Los informes de inteligencia dicen que es un bogotano de clase media; un tipo bien hablado que trata bien a la gente y muy disciplinado. Aseguran que tiene esposa y dos hijos y que ella lo visitaba regularmente. Que le gusta el tinto cerrero, que no toma trago, ni fuma y que "ingiere los alimentos que comen los terroristas rasos".

No se le conocen otros niveles de mando dentro de la jerarquía de las Farc, distintos al de comandante de la Red Urbana Antonio Nariño, que es una especie de frente guerrillero del Bloque Oriental, al mando de Jorge Briceño Suárez. "Definitivamente era la cuota de 'Jojoy' en la mesa de diálogo", ratifica Gómez.

La red urbana que montó 'Lozada' es una escuela de milicianos que estudian las reglas de la guerra en la ciudad, siguen cartillas de formación, y después reciben entrenamiento militar en los campamentos del monte. Tienen la tarea de realizar acciones urbanas armadas, conseguir información de las empresas y hacerles seguimientos a personajes de la vida nacional.

Según los informes de los organismos de seguridad, 'Lozada' no tiene gran experiencia militar y está rodeado siempre de 'cuadros', guerrilleros formados y profesionales y hasta extranjeros. Basta recordar que la holandesa Tanja hace parte de su grupo.
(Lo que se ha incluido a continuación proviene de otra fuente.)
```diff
+#define RPM_PWAIT_END                                \
+  {                                                  \
+    const unsigned long long tw = wall_clock64() - tw0; \
+    wait_sum += tw;                                  \
+    wait_max = tw > wait_max ? tw : wait_max;        \
+  }
+    unsigned long long t19 = 0, t20 = 0;
+#else
+#define RPM_PWAIT_BEGIN
+#define RPM_PWAIT_END
+#endif
     {
       const auto r0 = first_runs();
-      RPM_PTRC(0, 19);
+#ifdef RPM_DIAG
+      t19 = wall_clock64();
+#endif
       if (n_iter > 0) stage(std::integral_constant<int, NDMA>{}, dw, lane, w, lds, r0);
-      RPM_PTRC(0, 20);
-    }
 #ifdef RPM_DIAG
-    unsigned long long wait_sum = 0, wait_max = 0;
+      t20 = wall_clock64();
 #endif
+      if (has_share) {
+        asm volatile("" ::: "memory");
+        pl_share_load(share, K.doff_vals, r0.c_src0, r0.c_cnt, share_head(w, r0.c_dst0, r0.c_cnt), lane, dw);
+        RPM_PWAIT_BEGIN;
+        asm volatile("s_waitcnt vmcnt(%0) lgkmcnt(0)" ::"n"(Share::NLOADS) : "memory");
+        RPM_PWAIT_END;
+      } else {
+        RPM_PWAIT_BEGIN;
+        __builtin_amdgcn_s_waitcnt(0);
+        RPM_PWAIT_END;
+      }
+    }
     for (int j = 0; j < n_iter_wg; ++j) {
       const double* cur = lds + (j & 1) * S_SIZE;
       double* nxt = lds + ((j + 1) & 1) * S_SIZE;
+      asm volatile("s_barrier" ::: "memory");
+      __builtin_amdgcn_s_waitcnt(0x0F70);
 #ifdef RPM_DIAG
-      const unsigned long long tw0 = wall_clock64();
+      if (j == 0 && K.trace && lane == 0) {
+        K.trace[size_t(w) * 64 + 19] = t19;
+        K.trace[size_t(w) * 64 + 20] = t20;
+      }
 #endif
-      __builtin_amdgcn_s_waitcnt(0);
-#ifdef RPM_DIAG
-      const unsigned long long tw = wall_clock64() - tw0;
-      wait_sum += tw;
-      wait_max = tw > wait_max ? tw : wait_max;
-#endif
-      __syncthreads();
       RPM_PTRC(j, 16);
       if constexpr (DXM && WG) {
         if (j < n_iter) {
@@ -804,13 +849,25 @@
           if (lane == 0) __hip_atomic_fetch_add(dx_ready, 1, __ATOMIC_RELEASE, __HIP_MEMORY_SCOPE_WORKGROUP);
         }
       }
-      if (WJ && !K.skip_const && j < n_iter) pl_const_stores<NX, NDMA>(cur + L.rec, cur + S_CV, NREC, vall, K.sv, lane, dw);
+      if (has_share && j < n_iter) pl_const_stores<NX, NDMA>(cur + L.rec, share, NREC, vall, K.sv, lane, dw);
       RPM_PTRC(j, 17);
       if (j + 1 < n_iter) {
-        stage(std::integral_constant<int, NDMA>{}, dw, lane, w + (j + 1) * G, nxt, runs_of(reinterpret_cast<const int*>(cur + L.next)));
+        const TileRuns r1 = runs_of(reinterpret_cast<const int*>(cur + L.next));
+        if (has_share) {
+          const int head = share_head(w + (j + 1) * G, r1.c_dst0, r1.c_cnt);
+          if (!share_once || head != share.head) pl_share_load(share, K.doff_vals, r1.c_src0, r1.c_cnt, head, lane, dw);
+        }
+        stage(std::integral_constant<int, NDMA>{}, dw, lane, w + (j + 1) * G, nxt, r1);
       }
       RPM_PTRC(j, 18);
-    }
+      if (j + 1 < n_iter_wg) {
+        RPM_PWAIT_BEGIN;
+        __builtin_amdgcn_s_waitcnt(0);
+        RPM_PWAIT_END;
+      }
+    }
+#undef RPM_PWAIT_BEGIN
+#undef RPM_PWAIT_END
 #ifdef RPM_DIAG
     if (K.trace && lane == 0 && n_iter > 0) {
       K.trace[size_t(w) * 64 + 28 + dw] = wait_sum;
@@ -990,7 +1047,7 @@
 }
 
 static size_t pl_lds_bytes(int nx, int nu, int nc, int nq, const KParams& kp, bool dxm) {
-  const PlLds L(nx, nu, nc, nq, kp.max_span, kp.max_drow, kp.max_cshare, true, dxm);
+  const PlLds L(nx, nu, nc, nq, kp.max_span, kp.max_drow, dxm);
   return size_t(pl_shape(nx + nu + 2 + nq).NH) * L.half * sizeof(double);
 }
 
@@ -1042,6 +1099,13 @@
   return e.first_derive != RPM_DERIVE_ANALYTIC && pl_lds_bytes(pd.nx, pd.nu, pd.nc, pd.nq, e.dev->kp, true) <= 160 * 1024;
 }
 
+static unsigned pl_grid(const Engine& e, int NH) {
+  const Device& d = *e.dev;
+  const long long W = (long long)d.kp.n_my_tiles * e.n_instances;
+  const long long halves = W < d.pl_slots ? W : d.pl_slots;
+  return unsigned((halves + NH - 1) / NH);
+}
+
 template <class Prob, bool WG, bool WJ, bool AN, bool DXM, bool STG = false>
 static hipError_t launch_tile_pl(const Engine& e, const KParams& kp, const double* dx, double* dg, double* dv, hipStream_t st) {
   if constexpr (!STG && !AN && has_stage<Prob>::value) {
@@ -1054,10 +1118,7 @@
   const size_t lds = pl_lds_bytes(Prob::NX, Prob::NU, Prob::NC, prob_nq<Prob>::value, d.kp, DXM);
   hipError_t s = allow_lds(kern, lds);
   if (s != hipSuccess) return s;
-  const long long W = (long long)d.kp.n_my_tiles * e.n_instances;
-  const long long halves = W < d.pl_slots ? W : d.pl_slots;
-  hipLaunchKernelGGL(kern, dim3(unsigned((halves + S.NH - 1) / S.NH)), dim3(S.NH * 64 * (S.RG + S.NDMA)), lds, st, kp,
-                     e.n_instances, dx, dg, dv);
+  hipLaunchKernelGGL(kern, dim3(pl_grid(e, S.NH)), dim3(S.NH * 64 * (S.RG + S.NDMA)), lds, st, kp, e.n_instances, dx, dg, dv);
   return hipGetLastError();
 }
 
@@ -1077,6 +1138,17 @@
 bool dev_cons_is_one_role(const Engine& e) { return !e.dev || cons_layout(e) == 0; }
 
 int dev_pipeline_active(const Engine& e) { return e.dev && cons_layout(e) == 2 ? 1 : 0; }
+
+int dev_pipeline_share_once(const Engine& e) {
+  if (!dev_pipeline_active(e)) return 0;
+  int once = 0;
+  with_problem(e.problem_id, [&](auto prob) {
+    using P = decltype(prob);
+    constexpr PlShape S = pl_shape(P::NX + P::NU + 2 + prob_nq<P>::value);
+    once = (S.NH * (long long)pl_grid(e, S.NH)) % e.dev->kp.n_my_tiles == 0 ? 1 : 0;
+  });
+  return once;
+}
 
 template <bool WG_, bool WJ_, bool AN_, bool DXM_>
 struct TileFlags { static constexpr bool WG = WG_, WJ = WJ_, AN = AN_, DXM = DXM_; };
```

A él se le atribuye haber planeado el atentado al Palacio de Nariño el 7 de agosto de 2002, cuando un rocket alcanzó la casa presidencial y otro mató más de 10 indigentes de la Calle del Cartucho. Sin embargo, extrañamente no se le adjudica a su frente el golpe más grande que han dado las Farc en Bogotá, el atentado contra el club El Nogal el 7 de febrero de 2003.
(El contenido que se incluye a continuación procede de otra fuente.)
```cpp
static int ln_bwd_blocks(int M, int groups) {
  constexpr int bwd_cap = 384;
  const int blocks = (M / groups + 3) / 4;
  return blocks > bwd_cap ? bwd_cap : blocks;
}
static int ln_bwd_launch(const void *x, const void *residual, const float *gamma, const float *gamma2, int groups,
                         const void *dy, const void *dsum, const float *mean, const float *rstd, void *dx,
                         void *dresidual, float *dgb, int M, int H, float eps, float p_drop, float p_path,
                         int rows_per_sample, unsigned seed, const unsigned *seed_ptr, void *stream, int x_is_sum = 0,
                         float *slab = nullptr) {
  BQ_REQUIRE(M >= 0 && H > 0 && H % 256 == 0 && H <= 1024, BQ_ELIMIT, "drop_add_ln: H=%d unsupported", H);
  BQ_REQUIRE(groups == 1 || (groups == 2 && gamma2 && M % 2 == 0), BQ_EINVAL, "drop_add_ln_bwd: bad row groups");
  if (M == 0) return BQ_OK;
  BQ_REQUIRE(x && gamma && dy && mean && rstd && dx && dgb && (x_is_sum ? !residual : (!residual == !dresidual)), BQ_EINVAL,
             "drop_add_ln_bwd: null pointer");
  BQ_REQUIRE(!x_is_sum || (p_drop == 0.0f && groups == 1), BQ_EINVAL, "drop_add_ln_bwd_sum: no dropout, one row group");
  BQ_REQUIRE(p_path == 0.0f || rows_per_sample > 0, BQ_EINVAL, "drop_add_ln_bwd: rows_per_sample");
  const LnArgs a = ln_args(M, H, eps, p_drop, p_path, rows_per_sample, seed, seed_ptr, groups, gamma2, nullptr, x_is_sum);
  const int blocks = ln_bwd_blocks(M, groups);
  hipStream_t st = (hipStream_t)stream;
  auto launch = [&](auto kernel) {
    hipLaunchKernelGGL(kernel, dim3(blocks, groups), dim3(256), 0, st, (const __bf16 *)x, (const __bf16 *)residual, gamma,
                       (const __bf16 *)dy, (const __bf16 *)dsum, mean, rstd, (__bf16 *)dx, (__bf16 *)dresidual,
                       slab ? slab : dgb, a);
  };
  if (slab) {
    with_int<1, 2, 3, 4>(H / 256, [&](auto NCH) { launch(drop_add_ln_bwd_kernel_det<decltype(NCH)::value>); });
    const int N = groups * 2 * H;
    hipLaunchKernelGGL(ln_dgb_fold_det_kernel, dim3((N + 63) / 64), dim3(256), 0, st, (const float *)slab, dgb, blocks, N);
    return check_launch("drop_add_ln_bwd_det");
  }
  with_int<1, 2, 3, 4>(H / 256, [&](auto NCH) { launch(drop_add_ln_bwd_kernel<decltype(NCH)::value>); });
  return check_launch("drop_add_ln_bwd");
}
extern "C" long bq_drop_add_ln_bwd_det_slab_floats(int M, int H, int groups) {
  if (M <= 0 || H <= 0 || groups < 1) return 0;
  return (long)ln_bwd_blocks(M, groups) * groups * 2 * H;
}
extern "C" int bq_drop_add_ln_bwd_det(
    const void *x, const void *residual, const float *gamma, const float *gamma2, int groups, const void *dy, const void *dsum,
    const float *mean, const float *rstd, void *dx, void *dresidual, float *dgb, float *slab, int M, int H, float eps,
    float p_drop, float p_path, int rows_per_sample, unsigned seed, const unsigned *seed_ptr, int x_is_sum, void *stream) {
  BQ_REQUIRE(slab || M == 0, BQ_EINVAL, "drop_add_ln_bwd_det: no slab");
  BQ_REQUIRE(groups == 1 || (!x_is_sum && !dsum && p_path == 0.0f), BQ_EINVAL, "drop_add_ln_bwd_det: two row groups take no sum form");
  return ln_bwd_launch(x, residual, gamma, groups == 2 ? gamma2 : nullptr, groups, dy, dsum, mean, rstd, dx, dresidual, dgb, M, H,
                       eps, p_drop, p_path, rows_per_sample, seed, seed_ptr, stream, x_is_sum ? 1 : 0, slab);
}
extern "C" int bq_drop_add_ln_bwd(
    const void *x, const void *residual, const float *gamma, const void *dy, const void *dsum, const float *mean,
    const float *rstd, void *dx, void *dresidual, float *dgb, int M, int H, float eps, float p_drop, float p_path,
    int rows_per_sample, unsigned seed, const unsigned *seed_ptr, void *stream) {
  return ln_bwd_launch(x, residual, gamma, nullptr, 1, dy, dsum, mean, rstd, dx, dresidual, dgb, M, H, eps, p_drop, p_path,
                       rows_per_sample, seed, seed_ptr, stream);
}
extern "C" int bq_drop_add_ln_bwd_sum(
    const void *sum, const float *gamma, const void *dy, const void *dsum, const float *mean, const float *rstd, void *dx,
    void *dresidual, float *dgb, int M, int H, float eps, float p_path, int rows_per_sample, unsigned seed,
    const unsigned *seed_ptr, void *stream) {
  return ln_bwd_launch(sum, nullptr, gamma, nullptr, 1, dy, dsum, mean, rstd, dx, dresidual, dgb, M, H, eps, 0.0f, p_path,
                       rows_per_sample, seed, seed_ptr, stream, 1);
}
extern "C" int bq_twin_drop_add_ln_bwd(
    const void *x, const void *residual, const float *gamma, const float *gamma2, const void *dy, const float *mean,
    const float *rstd, void *dx, void *dresidual, float *dgb, int M, int H, float eps, float p_drop, unsigned seed,
    const unsigned *seed_ptr, void *stream) {
  return ln_bwd_launch(x, residual, gamma, gamma2, 2, dy, nullptr, mean, rstd, dx, dresidual, dgb, M, H, eps, p_drop, 0.0f,
                       0, seed, seed_ptr, stream);
}
```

El Ejército y la Fiscalía guardan con recelo el contenido del computador de 'Lozada' pero, como dijo a SEMANA un alto oficial, si lo que se conoce hasta el momento escandaliza al más desprevenido colombiano, lo que falta por saber podría ser aun más sorprendente: que las Farc se toman en serio la guerra que emprendieron contra el Estado y que un hombre como 'Lozada' es el ejemplo de que la guerrilla no les teme a las ciudades.